Take the lines from the beginning of the data below through the line holding "if (u >= units || pg >= npg) return;" and return exactly those.
*** EXERCISE DATA ***
template <int TH, int TW, int NI, int NT, bool NTW, bool CO = false, bool RAG = false>
__global__ __launch_bounds__(256, CO ? 2 : 1) void convws_kernel(const GemmParams p) {
  using G = WsGeom<TH, TW, NI, NT, CO>;
  constexpr int TM = G::TM, HL = G::HL, PW = G::PW, PH = G::PH, HP1 = G::HP1, PB = G::PBYTES, NTM = NT * TM;
  extern __shared__ __attribute__((aligned(16))) char smem[];

  const int tid = threadIdx.x, lane = tid & 63;
  const int wave = __builtin_amdgcn_readfirstlane(tid >> 6);
  const int frow = lane & 31, fhalf = lane >> 5;

  const int H = p.Ho, W = p.Wo;
  const int tiles_x = RAG ? (W + TW - 1) / TW : W / TW, tiles_y = RAG ? (H + TH - 1) / TH : H / TH;
  const int hw = H * W;
  const bool pow2 = ((hw & (hw - 1)) | (tiles_x & (tiles_x - 1)) | (tiles_y & (tiles_y - 1))) == 0;
  const int images = pow2 ? (p.M >> __builtin_ctz(hw)) : p.M / hw;
  const int npg = (images / NI) * tiles_y * tiles_x;
  const int nts = (p.N + 31) >> 5, nrs = (nts + NT - 1) / NT, S = p.splits;
  const int units = nrs * S;
  const int xcd = blockIdx.x & 7, idx = blockIdx.x >> 3;
  int pg, u;
  if ((units & 7) == 0) { const int q = idx / npg; pg = idx - q * npg; u = q * 8 + xcd; }
  else { const int pgq = (npg + 7) >> 3; const int q = idx / pgq; pg = (idx - q * pgq) * 8 + xcd; u = q; }
  if (u >= units || pg >= npg) return;
  const int ncb = p.Cin >> 6;
  int z = 0, nr = u, mb0 = 0, mb1 = ncb;
  if (S > 1) {
    nr = u / S; z = u - nr * S;
    mb0 = z * ncb / S; mb1 = (z + 1) * ncb / S;
  }
  int tx, ty, img0;
  if (pow2) {
    const int sx = __builtin_ctz(tiles_x), sy = __builtin_ctz(tiles_y);
    tx = pg & (tiles_x - 1); ty = (pg >> sx) & (tiles_y - 1); img0 = (pg >> (sx + sy)) * NI;
  } else {
    tx = pg % tiles_x; ty = (pg / tiles_x) % tiles_y; img0 = (pg / (tiles_x * tiles_y)) * NI;
  }
  const int y0 = ty * TH, x0 = tx * TW;

  const auto rsW = __builtin_amdgcn_make_buffer_rsrc((void*)p.Wfr, 0, (int)0x80000000u, 0x00020000);
  constexpr int OOB = (int)0x80000000u;
  int wvoff[NT], wbase[NT];
#pragma unroll
  for (int i = 0; i < NT; ++i) {
    const int nt = nr * NT + i;
    wvoff[i] = nt < nts ? lane * 16 : OOB;
    wbase[i] = (nt < nts ? nt : 0) * ncb * 4 + wave;
  }
  auto wload = [&](int i, int cb, int tap) -> f16x8 {
    const u32x4 v = __builtin_amdgcn_raw_buffer_load_b128(rsW, wvoff[i], ((wbase[i] + cb * 4) * 9 + tap) * 1024, NTW ? 2 : 0);
    return __builtin_bit_cast(f16x8, v);
  };
  f16x8 wf[NT][9];
  if (mb0 < mb1) {
#pragma unroll
    for (int t = 0; t < 9; ++t)
#pragma unroll
      for (int i = 0; i < NT; ++i) wf[i][t] = wload(i, mb0, t);
  }
  __builtin_amdgcn_sched_barrier(0);

  const auto rsA = __builtin_amdgcn_make_buffer_rsrc((void*)p.A, 0, (int)0x80000000u, 0x00020000);
  int voffA[HL];
  {
    const int ups = (p.flags & GF_UPS2) ? 1 : 0;
    const int s0 = wave * 8 + (lane >> 3);
    int il = 0, hy = s0 / PW, hx = s0 - hy * PW;
    constexpr int DY = 32 / PW, DX = 32 - DY * PW;
#pragma unroll
    for (int i = 0; i < HL; ++i) {
      const int iy = y0 + hy - 1, ix = x0 + hx - 1;
      const bool ok = il < NI && hx < TW + 2 && (unsigned)iy < (unsigned)H && (unsigned)ix < (unsigned)W;
      voffA[i] = ok ? ((((img0 + il) * p.Hi + (iy >> ups)) * p.Wi + (ix >> ups)) * p.lda + (((lane & 7) ^ (hx & 7)) << 3)) * 2 : -1;
      hx += DX; hy += DY;
      if (hx >= PW) { hx -= PW; ++hy; }
      if (hy >= PH) { hy -= PH; ++il; }
    }
  }
  auto a_piece_at = [&](uint32_t bo, int cb, int i) {
    const int vo = voffA[i];
    __builtin_amdgcn_raw_ptr_buffer_load_lds(rsA, (lds_ptr_t)(smem + bo + (i * 4 + wave) * 1024), 16, vo, cb * 128, 0, 0);
  };
  if (mb0 < mb1) {
#pragma unroll
    for (int i = 0; i < HL; ++i) a_piece_at(0u, mb0, i);
    if (mb0 + 1 < mb1) {
#pragma unroll
      for (int i = 0; i < HL; ++i) a_piece_at((uint32_t)PB, mb0 + 1, i);
    }
  }

  const int pxl = frow % TW, pyl = frow / TW;
  uint32_t colterm[3];
#pragma unroll
  for (int kx = 0; kx < 3; ++kx)
    colterm[kx] = lds_addr(smem) + (pyl * PW + pxl + kx) * 128 + ((((2 * wave + fhalf) ^ ((pxl + kx) & 7))) << 4);

  f32x16 acc[NT][TM];
#pragma unroll
  for (int i = 0; i < NT; ++i)
#pragma unroll
    for (int j = 0; j < TM; ++j)
#pragma unroll
      for (int r = 0; r < 16; ++r) acc[i][j][r] = 0.f;

  constexpr int NBF = CO ? 2 : 3;
  f16x8 bf[NBF][TM];
  auto rd = [&](auto tapc, uint32_t bo, f16x8 (&dst)[TM]) {
    constexpr int TAP = decltype(tapc)::value, KY = TAP / 3, KX = TAP % 3;
#ifndef DTP_WS_NO_LDSREAD
    rd_frags<G, KY, 0>(dst, colterm[KX] + bo);
#else
#pragma unroll
    for (int j = 0; j < TM; ++j) asm volatile("" : "+v"(dst[j]));
#endif
  };
  if (mb0 < mb1 && !(p.sm_valid & 1)) {
    wait_vmcnt<0>();
    __builtin_amdgcn_s_barrier();
    rd(std::integral_constant<int, 0>{}, 0u, bf[0]);
    auto do_cb = [&](auto morec, auto more2c, int cb, uint32_t bo, uint32_t bo1, uint32_t bo2) {
      constexpr bool MORE = decltype(morec)::value, MORE2 = decltype(more2c)::value;
      auto tap = [&](auto tapc) {
        constexpr int TAP = decltype(tapc)::value, CUR = TAP % NBF, NXT = (TAP + 1) % NBF;
        __builtin_amdgcn_sched_barrier(0);
#ifdef DTP_WS_NO_LDSREAD
#define DTP_WS_WAIT(n, f) asm volatile("" ::: "memory")
#else
#define DTP_WS_WAIT(n, f) wait_lds_frags<n, TM>(f)
#endif
        if constexpr (TAP < 8) {
          rd(std::integral_constant<int, TAP + 1>{}, bo, bf[NXT]);
          __builtin_amdgcn_sched_barrier(0);
          DTP_WS_WAIT(TM, bf[CUR]);
        } else {
          DTP_WS_WAIT(0, bf[CUR]);
          if constexpr (MORE) {
            wait_vmcnt<G::WAITB>();
            __builtin_amdgcn_s_barrier();
            if constexpr (!CO) {
              rd(std::integral_constant<int, 0>{}, bo1, bf[NXT]);
              __builtin_amdgcn_sched_barrier(0);
            }
          }
        }
#pragma unroll
        for (int j = 0; j < TM; ++j)
#pragma unroll
          for (int i = 0; i < NT; ++i) {
#ifndef DTP_WS_NO_MFMA
            acc[i][j] = __builtin_amdgcn_mfma_f32_32x32x16_f16(wf[i][TAP], bf[CUR][j], acc[i][j], 0, 0, 0);
#else
            asm volatile("" : "+v"(acc[i][j]) : "v"(wf[i][TAP]), "v"(bf[CUR][j]));
#endif
            if constexpr (MORE2) {
              if (TAP * NTM + j * NT + i < HL) {
                __builtin_amdgcn_sched_barrier(0);
#ifndef DTP_WS_NO_DMA
                a_piece_at(bo2, cb + 2, TAP * NTM + j * NT + i);
#endif
                __builtin_amdgcn_sched_barrier(0);
              }
            }
          }
        if constexpr (MORE) {
          __builtin_amdgcn_sched_barrier(0);
#ifndef DTP_WS_NO_WLOAD
#pragma unroll
          for (int i = 0; i < NT; ++i) wf[i][TAP] = wload(i, cb + 1, TAP);
#endif
          __builtin_amdgcn_sched_barrier(0);
          if constexpr (CO && TAP == 8) rd(std::integral_constant<int, 0>{}, bo1, bf[0]);
        }
      };
#undef DTP_WS_WAIT
      tap(std::integral_constant<int, 0>{}); tap(std::integral_constant<int, 1>{}); tap(std::integral_constant<int, 2>{});
      tap(std::integral_constant<int, 3>{}); tap(std::integral_constant<int, 4>{}); tap(std::integral_constant<int, 5>{});
      tap(std::integral_constant<int, 6>{}); tap(std::integral_constant<int, 7>{}); tap(std::integral_constant<int, 8>{});
    };
    typedef std::true_type Y;
    typedef std::false_type N_;
    uint32_t bo = 0, bo1 = PB, bo2 = 2 * PB;
    int cb = mb0;
    for (; cb + 2 < mb1; ++cb) {
      do_cb(Y{}, Y{}, cb, bo, bo1, bo2);
      const uint32_t t = bo; bo = bo1; bo1 = bo2; bo2 = t;
    }
    if (cb + 1 < mb1) {
      do_cb(Y{}, N_{}, cb, bo, bo1, bo2);
      ++cb;
      bo = bo1;
    }
    do_cb(N_{}, N_{}, cb, bo, bo1, bo2);
  }

  if (p.A2 && !(p.sm_valid & 1)) {
    const int ntb = p.Cin2 >> 6;
    const int tk0 = (int)((long long)z * ntb / S), tk1 = (int)((long long)(z + 1) * ntb / S);
    if (tk0 < tk1) {
      const auto rsT = __builtin_amdgcn_make_buffer_rsrc((void*)p.A2, 0, (int)0x80000000u, 0x00020000);
      int voffT[TM];
#pragma unroll
      for (int j = 0; j < TM; ++j) {
        const int il = j / G::TPI, py = G::RPT * (j % G::TPI) + pyl;
        voffT[j] = ((((img0 + il) * H + y0 + py) * W + x0 + pxl) * p.lda2 + 8 * fhalf) * 2;
        if (RAG && (y0 + py >= H || x0 + pxl >= W)) voffT[j] = OOB;
      }
      int tbase[NT];
#pragma unroll
      for (int i = 0; i < NT; ++i) tbase[i] = nts * ncb * 36 + (nr * NT + i < nts ? nr * NT + i : 0) * ntb * 4;
      constexpr int D = CO ? 2 : (TM % 4 == 0) ? 4 : 3;
      static_assert(TM % D == 0, "tile ring");
      f16x8 ring[4 * D];
      constexpr int WTB = CO ? 1 : 2;
      f16x8 wt[WTB][NT][4];
      auto frag_load = [&](int tb, int j, int slot) {
        const int vo = tb < tk1 ? voffT[j] : OOB;
#pragma unroll
        for (int ks = 0; ks < 4; ++ks) {
          const u32x4 v = __builtin_amdgcn_raw_buffer_load_b128(rsT, vo, tb * 128 + ks * 32, 0);
          ring[slot * 4 + ks] = __builtin_bit_cast(f16x8, v);
        }
      };
      auto wt_load = [&](int tb, int par) {
#pragma unroll
        for (int i = 0; i < NT; ++i) {
          const int vo = tb < tk1 ? wvoff[i] : OOB;
#pragma unroll
          for (int ks = 0; ks < 4; ++ks) {
            const u32x4 v = __builtin_amdgcn_raw_buffer_load_b128(rsW, vo, (tbase[i] + tb * 4 + ks) * 1024, NTW ? 2 : 0);
            wt[par % WTB][i][ks] = __builtin_bit_cast(f16x8, v);
          }
        }
      };
      const int nround = (tk1 - tk0 + 3) >> 2;
      int tb = tk0 + wave;
      wt_load(tb, 0);
#pragma unroll
      for (int j = 0; j < D; ++j) frag_load(tb, j, j);
      auto block = [&](auto parc, int tbc, bool more) {
        constexpr int PAR = decltype(parc)::value % WTB;
        if (WTB == 2 && more) wt_load(tbc + 4, PAR ^ 1);
#pragma unroll
        for (int j = 0; j < TM; ++j) {
#pragma unroll
          for (int ks = 0; ks < 4; ++ks)
#pragma unroll
            for (int i = 0; i < NT; ++i)
              acc[i][j] = __builtin_amdgcn_mfma_f32_32x32x16_f16(wt[PAR][i][ks], ring[(j % D) * 4 + ks], acc[i][j], 0, 0, 0);
          if (j + D < TM) frag_load(tbc, j + D, j % D);
          else if (more) frag_load(tbc + 4, j + D - TM, j % D);
        }
        if (WTB == 1 && more) wt_load(tbc + 4, 0);
      };
      for (int r = 0; r < nround; r += 2) {
        block(std::integral_constant<int, 0>{}, tb, r + 1 < nround);
        if (r + 1 < nround) block(std::integral_constant<int, 1>{}, tb + 4, r + 2 < nround);
        tb += 8;
      }
    }
  }

  if (p.sm_valid & 2) return;
  __builtin_amdgcn_s_barrier();
  constexpr int CB = G::CBLK;
  constexpr int RT = CO ? 1 : NT;
  const int epx = tid >> 3, c4 = tid & 7;
  const int epxl = epx % TW, epyl = epx / TW;
  const char* const src0 = smem + (c4 >> 1) * CB + ((epx * 2 + (c4 & 1)) ^ ((epx >> 2) & 1)) * 16;
  constexpr bool CAN_STATS = G::STATB > 0;
  const bool stats = CAN_STATS && (p.flags & GF_GNSTATS) && p.splits == 1;
  double* const sred = (double*)(smem + G::MAINB);
#pragma unroll
  for (int i0 = 0; i0 < NT; i0 += RT) {
    if (i0 > 0) __syncthreads();
    {
      char* const mine = smem + wave * RT * TM * 4 * CB + ((frow * 2 + fhalf) ^ ((frow >> 2) & 1)) * 16;
#pragma unroll
      for (int i = 0; i < RT; ++i)
#pragma unroll
        for (int j = 0; j < TM; ++j)
#pragma unroll
          for (int q = 0; q < 4; ++q) {
            const f32x4 v = {acc[i0 + i][j][4 * q], acc[i0 + i][j][4 * q + 1], acc[i0 + i][j][4 * q + 2], acc[i0 + i][j][4 * q + 3]};
            *(f32x4*)(mine + ((i * TM + j) * 4 + q) * CB) = v;
          }
    }
    __syncthreads();
#pragma unroll
    for (int i = 0; i < RT; ++i) {
      const int n = (nr * NT + i0 + i) * 32 + 4 * c4;
      const bool ncol = n + 4 <= p.N;
      f32x4 bv = {0.f, 0.f, 0.f, 0.f};
      if (p.splits == 1 && (p.flags & GF_BIAS) && ncol) bv = *(const f32x4*)(p.bias + n);
      float ssum[4] = {0.f, 0.f, 0.f, 0.f}, qsum[4] = {0.f, 0.f, 0.f, 0.f};
#pragma unroll
      for (int j = 0; j < TM; ++j) {
        const char* src = src0 + (i * TM + j) * 4 * CB;
        const f32x4 v0 = *(const f32x4*)src, v1 = *(const f32x4*)(src + RT * TM * 4 * CB), v2 = *(const f32x4*)(src + 2 * RT * TM * 4 * CB),
                    v3 = *(const f32x4*)(src + 3 * RT * TM * 4 * CB);
        f32x4 v;
#pragma unroll
        for (int e = 0; e < 4; ++e) v[e] = ((v0[e] + v1[e]) + v2[e]) + v3[e];
        const int il = j / G::TPI, py = G::RPT * (j % G::TPI) + epyl;
        if (RAG && (y0 + py >= H || x0 + epxl >= W)) continue;
        const size_t m = ((size_t)(img0 + il) * H + y0 + py) * W + x0 + epxl;
        if (!ncol) continue;
        if (p.splits > 1) {
          *(f32x4*)(p.part + ((size_t)z * p.M + m) * p.N + n) = v;
        } else {
#pragma unroll
          for (int e = 0; e < 4; ++e) v[e] += bv[e];
          if (p.flags & GF_RESID) {
            const f16x4 r = *(const f16x4*)(p.R + m * p.ldr + n);
#pragma unroll
            for (int e = 0; e < 4; ++e) v[e] += (float)r[e];
          }
          const f16x4 o = {(f16)v[0], (f16)v[1], (f16)v[2], (f16)v[3]};
          *(f16x4*)((f16*)p.C + m * p.ldc + n) = o;
          if constexpr (CAN_STATS) {
#pragma unroll
            for (int e = 0; e < 4; ++e) { const float f = (float)o[e]; ssum[e] += f; qsum[e] += f * f; }
          }
        }
      }
      if constexpr (CAN_STATS) {
        if (stats) {
          double sd[4], qd[4];
#pragma unroll
          for (int e = 0; e < 4; ++e) {
            sd[e] = (double)ssum[e]; qd[e] = (double)qsum[e];
#pragma unroll
            for (int o = 8; o < 64; o <<= 1) { sd[e] += shfl_xor_d(sd[e], o); qd[e] += shfl_xor_d(qd[e], o); }
          }
          if (lane < 8) {
            double* d = sred + ((wave * NT + i0 + i) * 32 + 4 * c4) * 2;
#pragma unroll
            for (int e = 0; e < 4; ++e) { d[2 * e] = sd[e]; d[2 * e + 1] = qd[e]; }
          }
        }
      }
    }
  }
  if constexpr (CAN_STATS) {
    if (stats) {
      __syncthreads();
      double* const tot = sred + 4 * NT * 32 * 2;
      if (tid < NT * 32 * 2) tot[tid] = ((sred[tid] + sred[NT * 64 + tid]) + sred[2 * NT * 64 + tid]) + sred[3 * NT * 64 + tid];
      __syncthreads();
      const int cpg = p.gn_cpg, groups = p.N / cpg;
      const int c_lo = nr * NT * 32, c_hi = min(p.N, c_lo + NT * 32);
      const int g_lo = c_lo / cpg, g_hi = (c_hi - 1) / cpg;
      const int g = g_lo + tid;
      if (g <= g_hi) {
        const int a = max(g * cpg, c_lo), b = min((g + 1) * cpg, c_hi);
        double sg = 0.0, qg = 0.0;
        for (int c = a; c < b; ++c) { sg += tot[(c - c_lo) * 2]; qg += tot[(c - c_lo) * 2 + 1]; }
        const int ntile = tiles_x * tiles_y, pt = ty * tiles_x + tx;
        float* const base = p.st_out + ((size_t)img0 * 2 * ntile + 2 * pt) * groups * 2;
        float* const mine = base + (size_t)(nr & 1) * groups * 2 + g * 2;
        mine[0] = (float)sg; mine[1] = (float)qg;
        if (g * cpg >= c_lo && (g + 1) * cpg <= c_hi) {
          float* const other = base + (size_t)((nr & 1) ^ 1) * groups * 2 + g * 2;
          other[0] = 0.f; other[1] = 0.f;
        }
      }
    }
  }
}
*** End of EXERCISE DATA ***
ANSWER FOR THIS EXERCISE -
template <int TH, int TW, int NI, int NT, bool NTW, bool CO = false, bool RAG = false>
__global__ __launch_bounds__(256, CO ? 2 : 1) void convws_kernel(const GemmParams p) {
  using G = WsGeom<TH, TW, NI, NT, CO>;
  constexpr int TM = G::TM, HL = G::HL, PW = G::PW, PH = G::PH, HP1 = G::HP1, PB = G::PBYTES, NTM = NT * TM;
  extern __shared__ __attribute__((aligned(16))) char smem[];

  const int tid = threadIdx.x, lane = tid & 63;
  const int wave = __builtin_amdgcn_readfirstlane(tid >> 6);
  const int frow = lane & 31, fhalf = lane >> 5;

  const int H = p.Ho, W = p.Wo;
  const int tiles_x = RAG ? (W + TW - 1) / TW : W / TW, tiles_y = RAG ? (H + TH - 1) / TH : H / TH;
  const int hw = H * W;
  const bool pow2 = ((hw & (hw - 1)) | (tiles_x & (tiles_x - 1)) | (tiles_y & (tiles_y - 1))) == 0;
  const int images = pow2 ? (p.M >> __builtin_ctz(hw)) : p.M / hw;
  const int npg = (images / NI) * tiles_y * tiles_x;
  const int nts = (p.N + 31) >> 5, nrs = (nts + NT - 1) / NT, S = p.splits;
  const int units = nrs * S;
  const int xcd = blockIdx.x & 7, idx = blockIdx.x >> 3;
  int pg, u;
  if ((units & 7) == 0) { const int q = idx / npg; pg = idx - q * npg; u = q * 8 + xcd; }
  else { const int pgq = (npg + 7) >> 3; const int q = idx / pgq; pg = (idx - q * pgq) * 8 + xcd; u = q; }
  if (u >= units || pg >= npg) return;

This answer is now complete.